▶ What the exercise asks
The word "kItemsPerBlock" marks the lines to find; copy every such line from the data below.

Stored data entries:
*** Block opens ***
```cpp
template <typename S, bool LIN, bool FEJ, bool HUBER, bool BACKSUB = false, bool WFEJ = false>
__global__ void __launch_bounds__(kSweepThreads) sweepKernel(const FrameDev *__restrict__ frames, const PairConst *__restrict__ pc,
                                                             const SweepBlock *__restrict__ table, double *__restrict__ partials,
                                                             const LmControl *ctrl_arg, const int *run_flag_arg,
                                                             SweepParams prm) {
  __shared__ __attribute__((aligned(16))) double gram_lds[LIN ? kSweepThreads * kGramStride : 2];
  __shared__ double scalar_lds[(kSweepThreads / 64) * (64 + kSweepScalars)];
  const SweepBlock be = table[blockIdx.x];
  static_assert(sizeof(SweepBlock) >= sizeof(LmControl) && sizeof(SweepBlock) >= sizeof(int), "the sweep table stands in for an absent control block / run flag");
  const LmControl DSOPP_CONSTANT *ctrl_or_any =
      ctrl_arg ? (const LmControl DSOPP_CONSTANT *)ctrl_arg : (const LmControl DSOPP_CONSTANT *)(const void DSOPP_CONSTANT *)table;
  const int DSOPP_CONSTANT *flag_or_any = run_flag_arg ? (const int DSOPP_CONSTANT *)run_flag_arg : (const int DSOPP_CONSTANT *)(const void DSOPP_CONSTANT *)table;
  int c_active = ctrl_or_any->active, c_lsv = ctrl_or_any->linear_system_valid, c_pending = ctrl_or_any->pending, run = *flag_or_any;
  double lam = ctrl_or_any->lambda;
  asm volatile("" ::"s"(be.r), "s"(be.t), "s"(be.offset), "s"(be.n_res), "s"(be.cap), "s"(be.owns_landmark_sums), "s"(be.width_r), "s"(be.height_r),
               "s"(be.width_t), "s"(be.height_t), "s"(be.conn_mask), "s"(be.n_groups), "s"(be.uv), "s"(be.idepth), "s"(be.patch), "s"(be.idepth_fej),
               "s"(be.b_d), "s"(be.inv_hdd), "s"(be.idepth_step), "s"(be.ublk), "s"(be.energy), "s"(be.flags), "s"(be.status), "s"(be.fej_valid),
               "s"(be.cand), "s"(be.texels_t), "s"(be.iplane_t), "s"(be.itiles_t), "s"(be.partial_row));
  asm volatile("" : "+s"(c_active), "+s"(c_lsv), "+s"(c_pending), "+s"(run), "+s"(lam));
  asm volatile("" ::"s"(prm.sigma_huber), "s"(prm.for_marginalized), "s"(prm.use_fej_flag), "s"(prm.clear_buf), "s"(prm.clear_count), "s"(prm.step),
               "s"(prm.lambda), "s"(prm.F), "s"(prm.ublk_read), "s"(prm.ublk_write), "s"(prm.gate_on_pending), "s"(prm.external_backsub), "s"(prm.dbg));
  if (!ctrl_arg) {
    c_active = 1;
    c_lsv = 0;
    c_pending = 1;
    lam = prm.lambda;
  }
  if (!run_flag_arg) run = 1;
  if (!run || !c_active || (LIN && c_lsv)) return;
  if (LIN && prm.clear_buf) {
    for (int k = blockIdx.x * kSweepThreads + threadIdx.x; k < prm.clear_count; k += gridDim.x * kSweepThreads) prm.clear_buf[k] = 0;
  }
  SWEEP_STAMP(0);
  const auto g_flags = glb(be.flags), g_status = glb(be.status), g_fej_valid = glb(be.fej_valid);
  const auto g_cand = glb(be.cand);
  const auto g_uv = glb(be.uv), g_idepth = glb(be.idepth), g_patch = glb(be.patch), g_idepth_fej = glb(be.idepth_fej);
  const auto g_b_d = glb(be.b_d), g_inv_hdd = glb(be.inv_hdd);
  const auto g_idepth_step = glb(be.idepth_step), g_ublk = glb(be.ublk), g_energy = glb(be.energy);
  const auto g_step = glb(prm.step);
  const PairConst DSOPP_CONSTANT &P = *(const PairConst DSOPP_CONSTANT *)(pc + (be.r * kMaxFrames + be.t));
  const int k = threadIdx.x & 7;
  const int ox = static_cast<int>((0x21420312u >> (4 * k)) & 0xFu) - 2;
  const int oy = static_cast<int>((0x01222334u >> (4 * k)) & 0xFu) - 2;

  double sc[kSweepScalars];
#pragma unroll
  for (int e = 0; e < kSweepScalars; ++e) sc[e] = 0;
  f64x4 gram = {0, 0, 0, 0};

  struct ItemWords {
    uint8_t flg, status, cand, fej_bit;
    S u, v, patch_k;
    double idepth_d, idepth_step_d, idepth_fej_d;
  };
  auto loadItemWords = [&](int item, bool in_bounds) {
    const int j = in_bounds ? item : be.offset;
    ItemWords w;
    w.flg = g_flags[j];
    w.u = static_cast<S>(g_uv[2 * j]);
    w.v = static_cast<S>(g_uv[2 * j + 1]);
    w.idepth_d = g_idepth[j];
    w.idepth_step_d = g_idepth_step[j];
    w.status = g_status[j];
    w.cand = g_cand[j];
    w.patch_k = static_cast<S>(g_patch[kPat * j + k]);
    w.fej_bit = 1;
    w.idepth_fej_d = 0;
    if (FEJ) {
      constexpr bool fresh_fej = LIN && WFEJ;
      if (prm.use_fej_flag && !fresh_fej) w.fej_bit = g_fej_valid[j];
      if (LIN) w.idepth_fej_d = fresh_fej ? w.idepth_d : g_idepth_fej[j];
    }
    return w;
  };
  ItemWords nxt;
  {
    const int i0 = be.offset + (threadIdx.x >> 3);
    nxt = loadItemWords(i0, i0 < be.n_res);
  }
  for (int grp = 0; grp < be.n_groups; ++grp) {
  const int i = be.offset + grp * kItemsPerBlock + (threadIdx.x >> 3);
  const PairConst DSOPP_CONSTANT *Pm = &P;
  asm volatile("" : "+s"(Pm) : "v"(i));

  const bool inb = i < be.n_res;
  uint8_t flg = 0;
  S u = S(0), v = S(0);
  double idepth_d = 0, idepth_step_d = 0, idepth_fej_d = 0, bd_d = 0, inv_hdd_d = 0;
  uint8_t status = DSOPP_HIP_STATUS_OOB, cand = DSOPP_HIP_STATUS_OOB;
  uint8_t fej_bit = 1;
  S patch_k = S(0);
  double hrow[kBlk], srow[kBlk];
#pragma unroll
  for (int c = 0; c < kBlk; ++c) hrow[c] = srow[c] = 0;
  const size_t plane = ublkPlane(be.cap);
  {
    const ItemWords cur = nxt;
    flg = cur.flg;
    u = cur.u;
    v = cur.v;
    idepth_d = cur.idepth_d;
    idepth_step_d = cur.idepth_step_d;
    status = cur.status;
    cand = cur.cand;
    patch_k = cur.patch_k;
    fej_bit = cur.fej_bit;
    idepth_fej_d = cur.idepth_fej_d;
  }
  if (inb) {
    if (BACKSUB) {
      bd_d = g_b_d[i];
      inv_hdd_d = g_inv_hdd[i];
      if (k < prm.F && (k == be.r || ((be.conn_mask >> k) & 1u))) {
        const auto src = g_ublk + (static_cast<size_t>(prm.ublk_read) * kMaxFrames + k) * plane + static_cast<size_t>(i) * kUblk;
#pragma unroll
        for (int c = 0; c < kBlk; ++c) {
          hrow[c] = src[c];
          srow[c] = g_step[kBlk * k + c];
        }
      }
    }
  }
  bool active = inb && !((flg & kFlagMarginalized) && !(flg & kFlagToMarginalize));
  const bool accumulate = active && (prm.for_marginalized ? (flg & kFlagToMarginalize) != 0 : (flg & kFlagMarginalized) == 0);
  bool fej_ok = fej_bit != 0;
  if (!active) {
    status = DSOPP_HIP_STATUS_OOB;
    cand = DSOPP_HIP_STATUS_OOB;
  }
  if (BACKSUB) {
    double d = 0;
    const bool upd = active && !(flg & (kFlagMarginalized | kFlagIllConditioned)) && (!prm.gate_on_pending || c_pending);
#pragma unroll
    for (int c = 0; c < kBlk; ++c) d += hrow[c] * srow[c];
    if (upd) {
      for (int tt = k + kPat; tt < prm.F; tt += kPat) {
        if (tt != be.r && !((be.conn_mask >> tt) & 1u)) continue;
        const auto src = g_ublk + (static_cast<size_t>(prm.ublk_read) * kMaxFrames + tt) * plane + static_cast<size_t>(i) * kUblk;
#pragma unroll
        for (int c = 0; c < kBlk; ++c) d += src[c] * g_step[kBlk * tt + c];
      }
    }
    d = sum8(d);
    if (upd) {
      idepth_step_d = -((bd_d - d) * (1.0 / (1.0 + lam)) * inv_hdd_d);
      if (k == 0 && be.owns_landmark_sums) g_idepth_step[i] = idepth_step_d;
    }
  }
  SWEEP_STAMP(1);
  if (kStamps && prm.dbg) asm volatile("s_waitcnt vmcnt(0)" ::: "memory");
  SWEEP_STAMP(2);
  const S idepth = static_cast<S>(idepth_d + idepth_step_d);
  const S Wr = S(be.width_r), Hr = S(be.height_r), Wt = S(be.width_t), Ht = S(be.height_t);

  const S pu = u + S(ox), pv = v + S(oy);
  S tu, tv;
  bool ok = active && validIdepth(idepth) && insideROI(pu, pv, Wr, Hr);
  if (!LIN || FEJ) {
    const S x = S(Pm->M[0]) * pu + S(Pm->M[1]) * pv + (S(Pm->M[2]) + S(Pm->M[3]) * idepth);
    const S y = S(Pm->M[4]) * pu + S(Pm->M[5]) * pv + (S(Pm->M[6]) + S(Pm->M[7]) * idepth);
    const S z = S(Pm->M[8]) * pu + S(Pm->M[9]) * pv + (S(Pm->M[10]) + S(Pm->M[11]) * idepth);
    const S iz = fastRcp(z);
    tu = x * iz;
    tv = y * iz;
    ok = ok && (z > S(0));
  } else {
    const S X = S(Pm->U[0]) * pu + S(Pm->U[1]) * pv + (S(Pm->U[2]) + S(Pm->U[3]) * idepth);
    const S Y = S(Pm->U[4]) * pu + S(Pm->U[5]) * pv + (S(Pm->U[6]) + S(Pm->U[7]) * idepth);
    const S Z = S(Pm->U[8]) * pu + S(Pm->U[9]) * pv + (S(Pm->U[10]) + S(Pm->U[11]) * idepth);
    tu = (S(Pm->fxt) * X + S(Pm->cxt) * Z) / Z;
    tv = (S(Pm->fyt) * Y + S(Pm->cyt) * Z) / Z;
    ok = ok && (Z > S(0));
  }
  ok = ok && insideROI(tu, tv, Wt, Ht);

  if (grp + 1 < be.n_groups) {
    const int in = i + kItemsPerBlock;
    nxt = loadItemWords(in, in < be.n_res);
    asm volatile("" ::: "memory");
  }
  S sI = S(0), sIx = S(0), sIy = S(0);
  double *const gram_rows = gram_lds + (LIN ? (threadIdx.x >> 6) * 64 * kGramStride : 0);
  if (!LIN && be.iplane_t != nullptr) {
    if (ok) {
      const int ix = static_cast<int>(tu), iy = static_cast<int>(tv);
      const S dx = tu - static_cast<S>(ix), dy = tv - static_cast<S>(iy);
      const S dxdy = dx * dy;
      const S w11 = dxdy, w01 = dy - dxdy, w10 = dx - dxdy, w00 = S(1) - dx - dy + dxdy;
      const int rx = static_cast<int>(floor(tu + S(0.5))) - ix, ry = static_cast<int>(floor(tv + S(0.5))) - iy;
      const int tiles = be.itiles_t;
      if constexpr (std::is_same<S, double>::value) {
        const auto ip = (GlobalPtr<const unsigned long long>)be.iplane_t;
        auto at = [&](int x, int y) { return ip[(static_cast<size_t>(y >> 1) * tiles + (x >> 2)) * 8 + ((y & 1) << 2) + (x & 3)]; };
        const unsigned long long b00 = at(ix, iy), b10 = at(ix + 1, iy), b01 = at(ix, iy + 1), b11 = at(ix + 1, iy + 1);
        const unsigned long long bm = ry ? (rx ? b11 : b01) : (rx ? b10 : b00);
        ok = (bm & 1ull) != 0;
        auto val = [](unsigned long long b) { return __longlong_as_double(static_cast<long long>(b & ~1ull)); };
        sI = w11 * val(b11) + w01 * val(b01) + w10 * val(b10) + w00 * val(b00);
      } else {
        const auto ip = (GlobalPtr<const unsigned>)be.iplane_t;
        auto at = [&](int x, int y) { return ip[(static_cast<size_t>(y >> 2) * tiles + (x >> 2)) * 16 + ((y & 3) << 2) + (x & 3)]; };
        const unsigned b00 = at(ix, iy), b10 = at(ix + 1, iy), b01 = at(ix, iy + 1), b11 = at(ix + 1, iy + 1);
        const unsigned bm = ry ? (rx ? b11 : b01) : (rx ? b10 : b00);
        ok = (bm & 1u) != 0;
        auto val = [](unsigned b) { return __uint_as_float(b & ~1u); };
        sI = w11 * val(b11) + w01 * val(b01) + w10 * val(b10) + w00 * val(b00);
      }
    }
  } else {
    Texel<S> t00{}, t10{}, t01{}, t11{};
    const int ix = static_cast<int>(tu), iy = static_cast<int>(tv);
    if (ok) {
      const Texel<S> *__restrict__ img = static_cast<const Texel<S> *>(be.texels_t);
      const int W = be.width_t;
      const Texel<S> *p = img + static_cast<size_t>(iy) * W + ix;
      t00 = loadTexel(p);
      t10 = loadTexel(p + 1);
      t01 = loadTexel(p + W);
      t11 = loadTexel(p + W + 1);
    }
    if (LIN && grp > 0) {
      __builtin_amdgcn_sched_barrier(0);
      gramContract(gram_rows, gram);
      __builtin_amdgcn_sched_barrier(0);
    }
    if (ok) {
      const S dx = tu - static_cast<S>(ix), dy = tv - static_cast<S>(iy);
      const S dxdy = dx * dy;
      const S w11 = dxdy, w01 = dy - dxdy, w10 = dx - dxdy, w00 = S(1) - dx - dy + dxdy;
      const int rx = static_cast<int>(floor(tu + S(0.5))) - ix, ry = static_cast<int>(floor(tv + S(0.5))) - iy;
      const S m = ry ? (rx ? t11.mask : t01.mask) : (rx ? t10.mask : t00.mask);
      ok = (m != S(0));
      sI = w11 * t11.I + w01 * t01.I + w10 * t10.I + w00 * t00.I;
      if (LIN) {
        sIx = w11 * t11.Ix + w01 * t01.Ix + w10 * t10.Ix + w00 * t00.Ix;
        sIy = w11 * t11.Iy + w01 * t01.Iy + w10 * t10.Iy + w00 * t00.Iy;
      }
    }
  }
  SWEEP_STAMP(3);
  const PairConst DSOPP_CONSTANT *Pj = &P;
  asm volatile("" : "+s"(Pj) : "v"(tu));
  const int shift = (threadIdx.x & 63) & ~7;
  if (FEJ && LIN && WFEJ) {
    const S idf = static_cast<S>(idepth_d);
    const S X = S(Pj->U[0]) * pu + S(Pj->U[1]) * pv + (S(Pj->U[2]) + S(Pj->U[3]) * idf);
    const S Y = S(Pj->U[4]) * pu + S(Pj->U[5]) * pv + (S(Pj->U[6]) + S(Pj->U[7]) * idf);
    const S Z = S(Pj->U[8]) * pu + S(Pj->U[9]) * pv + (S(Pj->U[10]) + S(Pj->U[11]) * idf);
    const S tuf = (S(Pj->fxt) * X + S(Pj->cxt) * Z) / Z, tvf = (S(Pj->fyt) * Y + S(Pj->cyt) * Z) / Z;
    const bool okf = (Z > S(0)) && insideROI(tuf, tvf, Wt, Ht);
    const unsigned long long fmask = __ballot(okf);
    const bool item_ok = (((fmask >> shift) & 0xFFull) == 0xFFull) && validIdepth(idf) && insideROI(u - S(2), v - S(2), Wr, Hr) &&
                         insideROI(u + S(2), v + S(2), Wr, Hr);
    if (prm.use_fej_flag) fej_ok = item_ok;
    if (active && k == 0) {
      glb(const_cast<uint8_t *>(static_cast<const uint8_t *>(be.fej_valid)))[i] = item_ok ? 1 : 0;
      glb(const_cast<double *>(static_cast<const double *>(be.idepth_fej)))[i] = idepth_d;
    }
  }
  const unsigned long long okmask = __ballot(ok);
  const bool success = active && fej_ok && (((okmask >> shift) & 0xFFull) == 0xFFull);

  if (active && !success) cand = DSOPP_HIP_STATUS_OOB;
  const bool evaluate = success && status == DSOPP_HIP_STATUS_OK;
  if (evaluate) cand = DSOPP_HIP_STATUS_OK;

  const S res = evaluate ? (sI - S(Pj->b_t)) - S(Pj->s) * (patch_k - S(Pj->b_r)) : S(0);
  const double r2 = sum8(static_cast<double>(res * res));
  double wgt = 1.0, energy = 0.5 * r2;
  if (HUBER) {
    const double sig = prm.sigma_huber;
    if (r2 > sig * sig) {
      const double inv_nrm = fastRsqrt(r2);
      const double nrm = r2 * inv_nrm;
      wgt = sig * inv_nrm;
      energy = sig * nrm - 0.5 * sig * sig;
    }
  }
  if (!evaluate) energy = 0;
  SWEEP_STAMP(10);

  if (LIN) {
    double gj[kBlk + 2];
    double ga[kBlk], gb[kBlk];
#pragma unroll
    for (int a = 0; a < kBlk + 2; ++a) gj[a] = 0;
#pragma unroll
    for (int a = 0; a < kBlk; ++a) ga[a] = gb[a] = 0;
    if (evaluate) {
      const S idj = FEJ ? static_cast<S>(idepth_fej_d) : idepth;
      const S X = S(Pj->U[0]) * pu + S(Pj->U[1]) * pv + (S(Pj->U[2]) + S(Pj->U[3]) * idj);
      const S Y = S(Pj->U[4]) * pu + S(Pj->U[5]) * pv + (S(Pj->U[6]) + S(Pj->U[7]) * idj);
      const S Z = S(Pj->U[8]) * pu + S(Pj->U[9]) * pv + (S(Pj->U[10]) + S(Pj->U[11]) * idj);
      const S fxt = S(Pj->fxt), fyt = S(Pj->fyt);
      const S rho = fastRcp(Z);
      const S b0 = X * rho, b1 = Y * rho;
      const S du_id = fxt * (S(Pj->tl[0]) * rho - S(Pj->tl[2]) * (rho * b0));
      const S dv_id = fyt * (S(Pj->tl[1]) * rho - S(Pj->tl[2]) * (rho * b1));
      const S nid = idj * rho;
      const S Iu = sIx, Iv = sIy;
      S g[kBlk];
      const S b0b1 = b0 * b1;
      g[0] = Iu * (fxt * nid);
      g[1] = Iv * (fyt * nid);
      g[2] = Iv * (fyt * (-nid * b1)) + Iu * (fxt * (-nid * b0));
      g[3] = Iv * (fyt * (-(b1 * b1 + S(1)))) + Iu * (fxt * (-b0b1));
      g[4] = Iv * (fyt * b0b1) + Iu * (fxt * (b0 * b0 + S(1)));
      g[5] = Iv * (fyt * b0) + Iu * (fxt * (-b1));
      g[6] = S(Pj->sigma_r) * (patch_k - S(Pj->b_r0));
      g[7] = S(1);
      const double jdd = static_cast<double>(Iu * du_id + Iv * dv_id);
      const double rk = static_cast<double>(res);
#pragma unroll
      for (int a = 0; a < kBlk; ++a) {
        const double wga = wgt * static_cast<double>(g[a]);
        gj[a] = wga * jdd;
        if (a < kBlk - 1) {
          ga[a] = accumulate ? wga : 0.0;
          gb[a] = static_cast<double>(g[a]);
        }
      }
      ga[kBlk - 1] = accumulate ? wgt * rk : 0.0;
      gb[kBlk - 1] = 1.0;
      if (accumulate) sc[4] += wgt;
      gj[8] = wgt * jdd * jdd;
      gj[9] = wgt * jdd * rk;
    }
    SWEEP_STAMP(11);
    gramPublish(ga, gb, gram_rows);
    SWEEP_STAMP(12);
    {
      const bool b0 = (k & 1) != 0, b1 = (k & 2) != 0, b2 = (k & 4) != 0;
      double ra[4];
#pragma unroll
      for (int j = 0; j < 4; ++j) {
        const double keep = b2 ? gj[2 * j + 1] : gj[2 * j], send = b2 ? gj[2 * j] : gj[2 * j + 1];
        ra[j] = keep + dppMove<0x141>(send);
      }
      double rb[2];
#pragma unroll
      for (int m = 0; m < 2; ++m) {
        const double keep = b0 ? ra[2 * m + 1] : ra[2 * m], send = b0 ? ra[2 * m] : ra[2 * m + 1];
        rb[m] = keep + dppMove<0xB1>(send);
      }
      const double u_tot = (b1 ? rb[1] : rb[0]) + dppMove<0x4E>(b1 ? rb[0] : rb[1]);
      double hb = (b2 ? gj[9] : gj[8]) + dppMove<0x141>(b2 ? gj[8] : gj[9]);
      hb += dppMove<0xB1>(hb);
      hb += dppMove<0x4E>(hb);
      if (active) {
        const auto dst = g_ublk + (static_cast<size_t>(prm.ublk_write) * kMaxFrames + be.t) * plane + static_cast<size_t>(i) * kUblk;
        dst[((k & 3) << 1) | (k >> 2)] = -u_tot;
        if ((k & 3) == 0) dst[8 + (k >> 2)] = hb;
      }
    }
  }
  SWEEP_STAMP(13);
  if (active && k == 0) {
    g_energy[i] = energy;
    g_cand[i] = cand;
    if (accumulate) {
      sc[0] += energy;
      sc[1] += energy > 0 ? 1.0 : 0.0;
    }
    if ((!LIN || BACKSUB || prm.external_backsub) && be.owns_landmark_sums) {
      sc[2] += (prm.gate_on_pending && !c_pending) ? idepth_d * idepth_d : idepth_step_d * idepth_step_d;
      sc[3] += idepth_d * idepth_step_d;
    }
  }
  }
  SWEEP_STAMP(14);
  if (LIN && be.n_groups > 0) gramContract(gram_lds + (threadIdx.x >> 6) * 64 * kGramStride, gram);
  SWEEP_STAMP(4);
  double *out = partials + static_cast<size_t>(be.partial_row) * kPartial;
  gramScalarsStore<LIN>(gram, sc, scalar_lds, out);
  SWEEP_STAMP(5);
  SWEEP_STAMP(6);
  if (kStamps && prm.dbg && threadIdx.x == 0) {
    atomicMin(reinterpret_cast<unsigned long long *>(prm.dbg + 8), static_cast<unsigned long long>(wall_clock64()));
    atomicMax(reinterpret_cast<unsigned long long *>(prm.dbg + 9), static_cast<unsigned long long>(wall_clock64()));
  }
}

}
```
*** Block closes ***
▶ Written answer
  const int i = be.offset + grp * kItemsPerBlock + (threadIdx.x >> 3);
    const int in = i + kItemsPerBlock;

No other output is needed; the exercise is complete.